> TASK DESCRIPTION
Read through the listing and copy every line that contains the word "optim".

> SUPPLIED INFORMATION
◆ ◆ ◆
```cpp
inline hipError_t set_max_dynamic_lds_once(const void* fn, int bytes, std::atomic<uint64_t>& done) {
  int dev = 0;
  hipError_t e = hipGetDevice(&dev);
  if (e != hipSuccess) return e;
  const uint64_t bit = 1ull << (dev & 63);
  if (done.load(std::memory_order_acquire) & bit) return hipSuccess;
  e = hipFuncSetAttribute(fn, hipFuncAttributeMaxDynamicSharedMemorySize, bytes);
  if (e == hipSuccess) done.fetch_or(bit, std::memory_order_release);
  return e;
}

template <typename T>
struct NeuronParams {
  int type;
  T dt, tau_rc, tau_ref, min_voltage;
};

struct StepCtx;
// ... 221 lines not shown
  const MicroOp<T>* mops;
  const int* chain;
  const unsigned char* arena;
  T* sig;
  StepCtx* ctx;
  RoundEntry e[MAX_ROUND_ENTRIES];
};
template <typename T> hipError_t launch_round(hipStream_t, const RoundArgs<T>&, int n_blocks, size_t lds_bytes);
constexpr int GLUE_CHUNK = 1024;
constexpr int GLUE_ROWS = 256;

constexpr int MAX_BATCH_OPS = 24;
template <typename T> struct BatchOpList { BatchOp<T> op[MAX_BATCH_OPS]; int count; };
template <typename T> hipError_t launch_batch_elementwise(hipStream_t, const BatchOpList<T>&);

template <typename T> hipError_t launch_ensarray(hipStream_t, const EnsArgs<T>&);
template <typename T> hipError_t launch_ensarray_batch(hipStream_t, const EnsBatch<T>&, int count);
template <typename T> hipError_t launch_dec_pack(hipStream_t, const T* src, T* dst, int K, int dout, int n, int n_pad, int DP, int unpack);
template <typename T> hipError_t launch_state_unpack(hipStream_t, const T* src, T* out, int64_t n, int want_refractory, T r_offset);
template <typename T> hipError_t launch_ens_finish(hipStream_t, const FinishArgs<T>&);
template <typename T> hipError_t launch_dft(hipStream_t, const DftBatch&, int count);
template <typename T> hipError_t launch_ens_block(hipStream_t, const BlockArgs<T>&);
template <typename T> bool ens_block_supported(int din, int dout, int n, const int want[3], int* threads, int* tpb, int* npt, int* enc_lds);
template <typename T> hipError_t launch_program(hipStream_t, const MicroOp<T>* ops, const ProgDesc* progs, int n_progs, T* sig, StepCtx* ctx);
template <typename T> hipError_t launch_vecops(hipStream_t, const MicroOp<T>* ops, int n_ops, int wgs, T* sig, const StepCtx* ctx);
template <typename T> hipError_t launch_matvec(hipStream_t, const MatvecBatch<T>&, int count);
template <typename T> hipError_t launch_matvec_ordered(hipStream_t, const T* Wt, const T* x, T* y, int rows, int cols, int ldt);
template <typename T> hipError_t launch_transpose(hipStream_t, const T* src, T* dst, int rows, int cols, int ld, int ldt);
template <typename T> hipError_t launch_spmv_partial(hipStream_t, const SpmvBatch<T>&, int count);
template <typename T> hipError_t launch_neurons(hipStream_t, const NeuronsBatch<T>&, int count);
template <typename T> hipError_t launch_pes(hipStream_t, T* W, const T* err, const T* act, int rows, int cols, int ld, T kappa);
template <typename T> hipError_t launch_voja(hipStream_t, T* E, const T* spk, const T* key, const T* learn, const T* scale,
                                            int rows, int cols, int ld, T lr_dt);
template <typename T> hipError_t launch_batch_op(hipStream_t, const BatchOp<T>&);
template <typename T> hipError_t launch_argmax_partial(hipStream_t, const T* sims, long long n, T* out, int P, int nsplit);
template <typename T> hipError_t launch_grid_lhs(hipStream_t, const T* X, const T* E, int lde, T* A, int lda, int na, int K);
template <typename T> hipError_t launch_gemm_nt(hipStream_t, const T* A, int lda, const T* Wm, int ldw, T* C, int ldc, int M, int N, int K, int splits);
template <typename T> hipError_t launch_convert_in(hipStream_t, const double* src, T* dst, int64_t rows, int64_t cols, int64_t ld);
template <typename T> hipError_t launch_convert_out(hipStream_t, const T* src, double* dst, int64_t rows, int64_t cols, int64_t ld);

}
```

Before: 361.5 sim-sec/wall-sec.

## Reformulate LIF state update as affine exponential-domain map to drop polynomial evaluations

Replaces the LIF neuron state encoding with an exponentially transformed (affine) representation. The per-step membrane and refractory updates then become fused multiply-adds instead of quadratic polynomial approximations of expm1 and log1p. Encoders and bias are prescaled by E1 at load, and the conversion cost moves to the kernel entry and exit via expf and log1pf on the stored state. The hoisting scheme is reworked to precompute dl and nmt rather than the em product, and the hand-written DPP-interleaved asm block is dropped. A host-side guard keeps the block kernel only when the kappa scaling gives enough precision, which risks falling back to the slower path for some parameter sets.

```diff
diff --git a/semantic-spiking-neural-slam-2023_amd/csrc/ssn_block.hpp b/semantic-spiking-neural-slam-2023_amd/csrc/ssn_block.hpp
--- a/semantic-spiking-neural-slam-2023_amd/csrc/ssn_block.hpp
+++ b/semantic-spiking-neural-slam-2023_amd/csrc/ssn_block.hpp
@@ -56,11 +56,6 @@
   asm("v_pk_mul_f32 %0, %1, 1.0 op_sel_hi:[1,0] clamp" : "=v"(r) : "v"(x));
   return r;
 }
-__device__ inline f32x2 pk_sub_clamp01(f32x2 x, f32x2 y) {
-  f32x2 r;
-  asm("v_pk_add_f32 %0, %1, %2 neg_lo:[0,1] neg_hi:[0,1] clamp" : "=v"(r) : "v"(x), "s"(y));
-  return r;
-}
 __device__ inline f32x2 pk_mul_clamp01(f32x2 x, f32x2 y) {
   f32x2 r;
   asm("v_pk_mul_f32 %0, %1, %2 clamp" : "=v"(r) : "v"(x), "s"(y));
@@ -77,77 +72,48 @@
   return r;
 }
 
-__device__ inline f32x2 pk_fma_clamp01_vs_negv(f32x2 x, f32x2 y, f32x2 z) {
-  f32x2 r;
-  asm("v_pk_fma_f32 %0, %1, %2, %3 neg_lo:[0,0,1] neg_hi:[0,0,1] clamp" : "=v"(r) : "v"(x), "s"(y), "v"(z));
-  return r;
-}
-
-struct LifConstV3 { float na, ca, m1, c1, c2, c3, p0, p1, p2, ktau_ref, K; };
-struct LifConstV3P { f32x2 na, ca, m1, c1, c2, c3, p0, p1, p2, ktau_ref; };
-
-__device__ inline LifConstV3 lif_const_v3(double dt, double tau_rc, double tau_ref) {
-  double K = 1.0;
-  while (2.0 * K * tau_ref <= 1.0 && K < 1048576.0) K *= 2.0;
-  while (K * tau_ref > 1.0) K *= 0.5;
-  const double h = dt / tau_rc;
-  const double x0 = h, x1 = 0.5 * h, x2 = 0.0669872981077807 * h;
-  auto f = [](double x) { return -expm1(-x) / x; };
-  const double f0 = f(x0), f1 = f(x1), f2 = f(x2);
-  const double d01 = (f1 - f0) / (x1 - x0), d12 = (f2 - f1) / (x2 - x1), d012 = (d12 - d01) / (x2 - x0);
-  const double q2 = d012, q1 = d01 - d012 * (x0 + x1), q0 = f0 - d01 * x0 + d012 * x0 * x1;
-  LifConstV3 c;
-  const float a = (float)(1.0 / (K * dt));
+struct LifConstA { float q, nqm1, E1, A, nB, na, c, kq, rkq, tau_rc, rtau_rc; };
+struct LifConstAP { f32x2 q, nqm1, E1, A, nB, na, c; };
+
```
◆ ◆ ◆
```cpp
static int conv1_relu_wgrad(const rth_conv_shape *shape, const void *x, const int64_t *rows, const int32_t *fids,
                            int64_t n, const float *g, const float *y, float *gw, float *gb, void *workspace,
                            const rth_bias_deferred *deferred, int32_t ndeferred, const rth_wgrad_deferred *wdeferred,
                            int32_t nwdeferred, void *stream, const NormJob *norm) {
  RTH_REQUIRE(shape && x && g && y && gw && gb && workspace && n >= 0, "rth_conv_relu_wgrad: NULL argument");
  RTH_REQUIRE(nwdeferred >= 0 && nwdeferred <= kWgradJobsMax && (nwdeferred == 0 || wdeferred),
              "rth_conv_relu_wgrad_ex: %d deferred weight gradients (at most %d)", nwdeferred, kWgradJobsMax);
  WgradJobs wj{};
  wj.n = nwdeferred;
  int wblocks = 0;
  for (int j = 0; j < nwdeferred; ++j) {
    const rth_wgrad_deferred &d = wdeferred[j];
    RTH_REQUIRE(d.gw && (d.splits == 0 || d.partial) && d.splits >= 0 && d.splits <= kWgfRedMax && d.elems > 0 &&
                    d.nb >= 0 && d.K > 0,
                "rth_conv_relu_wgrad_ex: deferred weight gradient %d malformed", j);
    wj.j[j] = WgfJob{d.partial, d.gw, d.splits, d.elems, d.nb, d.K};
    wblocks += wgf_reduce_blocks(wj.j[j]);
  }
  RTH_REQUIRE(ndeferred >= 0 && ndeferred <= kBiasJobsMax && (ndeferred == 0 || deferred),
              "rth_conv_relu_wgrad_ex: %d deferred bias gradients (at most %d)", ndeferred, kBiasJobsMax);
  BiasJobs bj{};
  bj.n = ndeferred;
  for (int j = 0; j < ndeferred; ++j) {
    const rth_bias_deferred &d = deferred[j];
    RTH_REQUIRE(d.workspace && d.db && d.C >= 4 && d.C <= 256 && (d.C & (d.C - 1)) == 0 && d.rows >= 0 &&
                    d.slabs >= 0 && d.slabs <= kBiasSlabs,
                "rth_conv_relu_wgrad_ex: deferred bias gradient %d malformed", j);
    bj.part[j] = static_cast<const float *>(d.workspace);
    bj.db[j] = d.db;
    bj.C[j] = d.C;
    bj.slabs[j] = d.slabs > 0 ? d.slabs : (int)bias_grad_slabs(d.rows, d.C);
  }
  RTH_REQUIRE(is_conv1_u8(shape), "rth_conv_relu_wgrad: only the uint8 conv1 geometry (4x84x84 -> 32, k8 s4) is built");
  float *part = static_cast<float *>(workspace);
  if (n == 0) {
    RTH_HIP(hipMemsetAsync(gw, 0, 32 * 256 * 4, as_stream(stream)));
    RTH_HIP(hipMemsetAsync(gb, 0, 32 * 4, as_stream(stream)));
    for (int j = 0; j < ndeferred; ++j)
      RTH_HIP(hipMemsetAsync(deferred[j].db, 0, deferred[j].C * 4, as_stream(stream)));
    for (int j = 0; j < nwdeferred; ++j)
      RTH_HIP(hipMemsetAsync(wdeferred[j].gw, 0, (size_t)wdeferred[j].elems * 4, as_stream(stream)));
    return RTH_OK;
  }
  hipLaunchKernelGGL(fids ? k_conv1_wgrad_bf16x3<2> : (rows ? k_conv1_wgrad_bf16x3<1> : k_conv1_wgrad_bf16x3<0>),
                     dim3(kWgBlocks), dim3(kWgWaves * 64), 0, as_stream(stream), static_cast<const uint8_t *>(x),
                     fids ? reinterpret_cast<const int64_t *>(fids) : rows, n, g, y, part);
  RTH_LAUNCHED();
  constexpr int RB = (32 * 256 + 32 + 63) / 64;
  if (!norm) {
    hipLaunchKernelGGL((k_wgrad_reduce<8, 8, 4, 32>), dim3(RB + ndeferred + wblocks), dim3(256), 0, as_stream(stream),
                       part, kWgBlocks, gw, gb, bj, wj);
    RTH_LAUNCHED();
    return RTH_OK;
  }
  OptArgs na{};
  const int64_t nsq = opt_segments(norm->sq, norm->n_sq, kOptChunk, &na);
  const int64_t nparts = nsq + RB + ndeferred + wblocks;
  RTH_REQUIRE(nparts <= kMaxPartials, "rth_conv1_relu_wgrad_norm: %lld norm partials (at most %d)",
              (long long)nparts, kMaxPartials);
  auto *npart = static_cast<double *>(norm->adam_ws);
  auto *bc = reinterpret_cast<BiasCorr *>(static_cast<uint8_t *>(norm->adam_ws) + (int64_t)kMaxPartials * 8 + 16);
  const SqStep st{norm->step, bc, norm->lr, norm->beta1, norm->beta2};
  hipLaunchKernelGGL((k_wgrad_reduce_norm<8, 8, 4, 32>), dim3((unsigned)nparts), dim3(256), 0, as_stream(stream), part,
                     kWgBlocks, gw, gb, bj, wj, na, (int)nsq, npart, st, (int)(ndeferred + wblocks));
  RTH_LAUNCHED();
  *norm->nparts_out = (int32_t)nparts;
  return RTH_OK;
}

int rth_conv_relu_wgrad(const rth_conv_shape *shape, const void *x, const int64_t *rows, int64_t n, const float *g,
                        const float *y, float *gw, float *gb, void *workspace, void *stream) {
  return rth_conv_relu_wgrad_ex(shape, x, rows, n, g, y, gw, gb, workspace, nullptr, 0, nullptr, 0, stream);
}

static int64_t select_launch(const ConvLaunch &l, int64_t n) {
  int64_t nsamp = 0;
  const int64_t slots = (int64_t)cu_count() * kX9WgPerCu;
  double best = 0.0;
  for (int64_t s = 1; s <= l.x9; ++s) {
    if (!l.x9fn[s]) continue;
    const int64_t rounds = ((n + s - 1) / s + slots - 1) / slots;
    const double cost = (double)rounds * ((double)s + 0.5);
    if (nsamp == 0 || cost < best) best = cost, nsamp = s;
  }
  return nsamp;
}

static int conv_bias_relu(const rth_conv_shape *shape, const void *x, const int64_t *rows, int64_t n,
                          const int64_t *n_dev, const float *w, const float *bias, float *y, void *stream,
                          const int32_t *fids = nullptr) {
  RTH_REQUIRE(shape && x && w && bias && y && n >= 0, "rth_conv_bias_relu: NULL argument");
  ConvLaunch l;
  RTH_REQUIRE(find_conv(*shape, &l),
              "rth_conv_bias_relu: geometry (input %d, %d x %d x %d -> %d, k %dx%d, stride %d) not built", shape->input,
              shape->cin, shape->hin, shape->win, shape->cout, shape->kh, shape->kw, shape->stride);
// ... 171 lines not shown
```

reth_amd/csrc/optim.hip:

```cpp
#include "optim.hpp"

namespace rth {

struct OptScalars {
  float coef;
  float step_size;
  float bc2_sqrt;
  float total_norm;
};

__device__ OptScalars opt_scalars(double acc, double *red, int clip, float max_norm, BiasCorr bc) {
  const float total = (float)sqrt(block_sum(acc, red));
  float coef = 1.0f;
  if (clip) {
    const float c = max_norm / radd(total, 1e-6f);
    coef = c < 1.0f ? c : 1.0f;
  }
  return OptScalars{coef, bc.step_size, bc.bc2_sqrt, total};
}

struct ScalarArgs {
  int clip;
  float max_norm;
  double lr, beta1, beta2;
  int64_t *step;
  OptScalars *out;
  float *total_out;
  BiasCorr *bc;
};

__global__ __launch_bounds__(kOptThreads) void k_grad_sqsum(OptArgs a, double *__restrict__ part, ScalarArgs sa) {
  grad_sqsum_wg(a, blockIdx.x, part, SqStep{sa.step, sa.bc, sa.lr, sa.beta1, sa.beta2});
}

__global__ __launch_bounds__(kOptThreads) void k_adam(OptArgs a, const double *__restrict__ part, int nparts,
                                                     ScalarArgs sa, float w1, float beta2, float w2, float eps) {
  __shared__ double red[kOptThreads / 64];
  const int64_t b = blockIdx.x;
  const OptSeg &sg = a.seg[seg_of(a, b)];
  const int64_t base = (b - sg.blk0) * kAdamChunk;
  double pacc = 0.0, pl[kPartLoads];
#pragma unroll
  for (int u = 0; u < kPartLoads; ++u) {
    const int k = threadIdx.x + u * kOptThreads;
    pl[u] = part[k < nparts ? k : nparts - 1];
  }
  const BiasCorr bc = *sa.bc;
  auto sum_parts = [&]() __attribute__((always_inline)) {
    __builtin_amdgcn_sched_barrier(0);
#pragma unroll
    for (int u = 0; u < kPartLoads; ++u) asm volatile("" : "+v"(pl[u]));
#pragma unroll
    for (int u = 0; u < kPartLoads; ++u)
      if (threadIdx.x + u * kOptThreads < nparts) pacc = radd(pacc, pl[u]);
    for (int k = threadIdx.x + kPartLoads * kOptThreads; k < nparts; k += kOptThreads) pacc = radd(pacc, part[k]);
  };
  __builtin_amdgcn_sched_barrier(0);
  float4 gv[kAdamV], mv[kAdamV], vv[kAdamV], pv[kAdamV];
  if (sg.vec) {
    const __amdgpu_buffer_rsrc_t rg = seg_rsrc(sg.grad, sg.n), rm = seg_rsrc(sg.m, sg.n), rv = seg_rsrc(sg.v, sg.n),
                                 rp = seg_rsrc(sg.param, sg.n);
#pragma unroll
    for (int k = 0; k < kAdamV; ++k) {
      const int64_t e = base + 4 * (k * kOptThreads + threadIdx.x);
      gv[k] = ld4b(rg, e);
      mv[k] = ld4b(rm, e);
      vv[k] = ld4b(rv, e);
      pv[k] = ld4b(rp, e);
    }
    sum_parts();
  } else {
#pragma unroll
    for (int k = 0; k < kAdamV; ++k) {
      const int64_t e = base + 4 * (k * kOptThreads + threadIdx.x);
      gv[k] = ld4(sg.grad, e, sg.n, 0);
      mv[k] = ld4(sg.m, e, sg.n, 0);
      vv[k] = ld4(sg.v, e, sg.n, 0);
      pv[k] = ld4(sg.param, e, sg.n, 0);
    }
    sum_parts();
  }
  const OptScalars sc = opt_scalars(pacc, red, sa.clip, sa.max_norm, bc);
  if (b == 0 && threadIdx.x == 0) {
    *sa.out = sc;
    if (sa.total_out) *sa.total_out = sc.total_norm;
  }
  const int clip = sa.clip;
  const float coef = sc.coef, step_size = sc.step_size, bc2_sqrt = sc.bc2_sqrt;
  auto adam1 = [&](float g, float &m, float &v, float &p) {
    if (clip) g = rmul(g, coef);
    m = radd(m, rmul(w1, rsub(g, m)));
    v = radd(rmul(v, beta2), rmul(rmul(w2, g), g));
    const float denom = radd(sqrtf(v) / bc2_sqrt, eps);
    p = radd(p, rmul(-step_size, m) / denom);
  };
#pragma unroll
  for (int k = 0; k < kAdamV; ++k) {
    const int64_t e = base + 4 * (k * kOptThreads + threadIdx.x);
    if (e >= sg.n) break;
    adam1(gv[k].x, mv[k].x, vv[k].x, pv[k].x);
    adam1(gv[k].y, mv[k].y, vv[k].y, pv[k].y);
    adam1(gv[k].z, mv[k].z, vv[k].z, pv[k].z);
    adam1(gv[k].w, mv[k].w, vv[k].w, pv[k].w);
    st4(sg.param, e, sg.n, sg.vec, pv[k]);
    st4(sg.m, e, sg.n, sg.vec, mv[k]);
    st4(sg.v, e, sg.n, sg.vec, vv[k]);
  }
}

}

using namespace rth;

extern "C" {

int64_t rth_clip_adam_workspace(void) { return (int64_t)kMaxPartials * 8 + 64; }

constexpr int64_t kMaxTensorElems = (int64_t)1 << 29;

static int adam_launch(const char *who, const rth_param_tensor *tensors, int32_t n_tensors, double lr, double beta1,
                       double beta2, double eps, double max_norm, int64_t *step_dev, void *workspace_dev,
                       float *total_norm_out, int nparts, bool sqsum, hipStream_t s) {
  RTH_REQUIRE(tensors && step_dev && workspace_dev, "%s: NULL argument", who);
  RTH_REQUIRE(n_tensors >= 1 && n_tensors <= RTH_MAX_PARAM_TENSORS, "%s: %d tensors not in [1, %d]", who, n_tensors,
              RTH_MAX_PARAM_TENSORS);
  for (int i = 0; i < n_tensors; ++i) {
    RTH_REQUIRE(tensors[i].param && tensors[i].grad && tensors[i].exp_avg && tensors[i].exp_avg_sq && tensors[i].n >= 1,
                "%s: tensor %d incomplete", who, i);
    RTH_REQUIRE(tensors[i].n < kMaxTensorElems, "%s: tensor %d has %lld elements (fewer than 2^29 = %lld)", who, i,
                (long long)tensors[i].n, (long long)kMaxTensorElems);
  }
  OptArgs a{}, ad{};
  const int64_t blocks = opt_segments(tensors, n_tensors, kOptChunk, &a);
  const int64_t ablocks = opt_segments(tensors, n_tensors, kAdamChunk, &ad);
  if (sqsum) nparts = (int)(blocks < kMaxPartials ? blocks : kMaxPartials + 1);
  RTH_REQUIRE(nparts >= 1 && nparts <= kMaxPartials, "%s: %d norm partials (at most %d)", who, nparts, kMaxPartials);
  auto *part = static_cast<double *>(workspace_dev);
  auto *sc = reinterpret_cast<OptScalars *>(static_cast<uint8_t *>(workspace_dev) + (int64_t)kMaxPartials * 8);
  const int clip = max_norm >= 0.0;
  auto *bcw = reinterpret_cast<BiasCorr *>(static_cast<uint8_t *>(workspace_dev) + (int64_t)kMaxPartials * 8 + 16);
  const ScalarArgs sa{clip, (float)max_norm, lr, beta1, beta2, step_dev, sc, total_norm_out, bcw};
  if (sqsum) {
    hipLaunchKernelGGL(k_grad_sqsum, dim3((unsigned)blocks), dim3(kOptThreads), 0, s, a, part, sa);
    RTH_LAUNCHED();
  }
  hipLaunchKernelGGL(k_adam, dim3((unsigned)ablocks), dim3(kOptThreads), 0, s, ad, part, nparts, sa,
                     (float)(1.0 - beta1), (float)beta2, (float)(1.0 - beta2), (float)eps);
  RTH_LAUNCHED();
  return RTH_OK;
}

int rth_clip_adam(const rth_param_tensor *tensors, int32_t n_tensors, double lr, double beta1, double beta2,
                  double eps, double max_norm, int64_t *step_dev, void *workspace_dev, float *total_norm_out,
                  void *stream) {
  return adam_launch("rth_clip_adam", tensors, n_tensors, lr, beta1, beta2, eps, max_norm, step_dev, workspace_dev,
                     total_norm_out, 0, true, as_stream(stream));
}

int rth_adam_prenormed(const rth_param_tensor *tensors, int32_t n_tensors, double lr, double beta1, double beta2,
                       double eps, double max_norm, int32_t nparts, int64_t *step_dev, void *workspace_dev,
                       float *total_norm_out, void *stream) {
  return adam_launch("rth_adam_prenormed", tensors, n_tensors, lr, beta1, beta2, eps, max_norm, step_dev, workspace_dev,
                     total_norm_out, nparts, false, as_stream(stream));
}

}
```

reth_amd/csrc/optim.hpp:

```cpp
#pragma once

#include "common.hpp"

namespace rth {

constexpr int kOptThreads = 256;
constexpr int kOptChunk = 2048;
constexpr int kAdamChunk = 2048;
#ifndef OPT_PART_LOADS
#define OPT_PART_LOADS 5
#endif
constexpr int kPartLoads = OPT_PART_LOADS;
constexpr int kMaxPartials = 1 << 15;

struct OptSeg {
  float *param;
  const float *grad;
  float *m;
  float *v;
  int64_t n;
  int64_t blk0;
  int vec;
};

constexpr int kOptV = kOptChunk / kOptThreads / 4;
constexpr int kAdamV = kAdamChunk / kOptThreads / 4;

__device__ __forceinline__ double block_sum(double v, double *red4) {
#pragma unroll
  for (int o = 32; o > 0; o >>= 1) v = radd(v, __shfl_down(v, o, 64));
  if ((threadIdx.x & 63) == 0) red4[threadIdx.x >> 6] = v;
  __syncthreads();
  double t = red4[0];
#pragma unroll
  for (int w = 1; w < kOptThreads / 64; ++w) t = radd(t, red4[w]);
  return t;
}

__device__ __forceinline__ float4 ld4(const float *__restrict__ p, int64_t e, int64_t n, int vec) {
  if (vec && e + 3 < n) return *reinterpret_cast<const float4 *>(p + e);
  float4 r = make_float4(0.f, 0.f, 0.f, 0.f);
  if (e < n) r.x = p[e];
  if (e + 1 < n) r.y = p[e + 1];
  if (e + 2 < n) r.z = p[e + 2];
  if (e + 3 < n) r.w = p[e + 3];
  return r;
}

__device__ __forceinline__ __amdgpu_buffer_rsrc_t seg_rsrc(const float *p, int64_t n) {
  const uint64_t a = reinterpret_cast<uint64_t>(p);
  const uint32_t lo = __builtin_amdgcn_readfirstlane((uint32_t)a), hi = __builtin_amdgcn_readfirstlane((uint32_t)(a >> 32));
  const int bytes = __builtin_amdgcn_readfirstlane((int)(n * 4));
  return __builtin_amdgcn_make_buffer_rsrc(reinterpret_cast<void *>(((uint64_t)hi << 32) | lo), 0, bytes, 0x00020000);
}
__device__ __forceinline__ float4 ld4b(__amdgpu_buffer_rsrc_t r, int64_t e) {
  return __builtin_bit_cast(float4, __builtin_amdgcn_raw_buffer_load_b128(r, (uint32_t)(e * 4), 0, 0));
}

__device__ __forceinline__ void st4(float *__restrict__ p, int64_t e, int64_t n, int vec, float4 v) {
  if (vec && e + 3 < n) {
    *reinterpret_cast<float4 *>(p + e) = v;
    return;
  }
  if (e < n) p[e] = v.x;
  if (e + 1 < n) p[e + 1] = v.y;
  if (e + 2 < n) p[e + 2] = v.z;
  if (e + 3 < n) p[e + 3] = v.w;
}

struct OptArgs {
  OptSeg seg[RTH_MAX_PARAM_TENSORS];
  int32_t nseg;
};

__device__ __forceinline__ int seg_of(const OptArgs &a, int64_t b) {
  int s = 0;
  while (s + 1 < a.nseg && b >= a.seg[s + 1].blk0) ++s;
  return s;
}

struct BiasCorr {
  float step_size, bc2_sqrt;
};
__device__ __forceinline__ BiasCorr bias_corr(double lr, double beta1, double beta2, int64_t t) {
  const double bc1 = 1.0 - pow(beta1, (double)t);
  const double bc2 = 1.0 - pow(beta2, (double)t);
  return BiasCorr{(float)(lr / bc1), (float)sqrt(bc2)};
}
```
◆ ◆ ◆
> EXERCISE RESPONSE
reth_amd/csrc/optim.hip:
#include "optim.hpp"
reth_amd/csrc/optim.hpp:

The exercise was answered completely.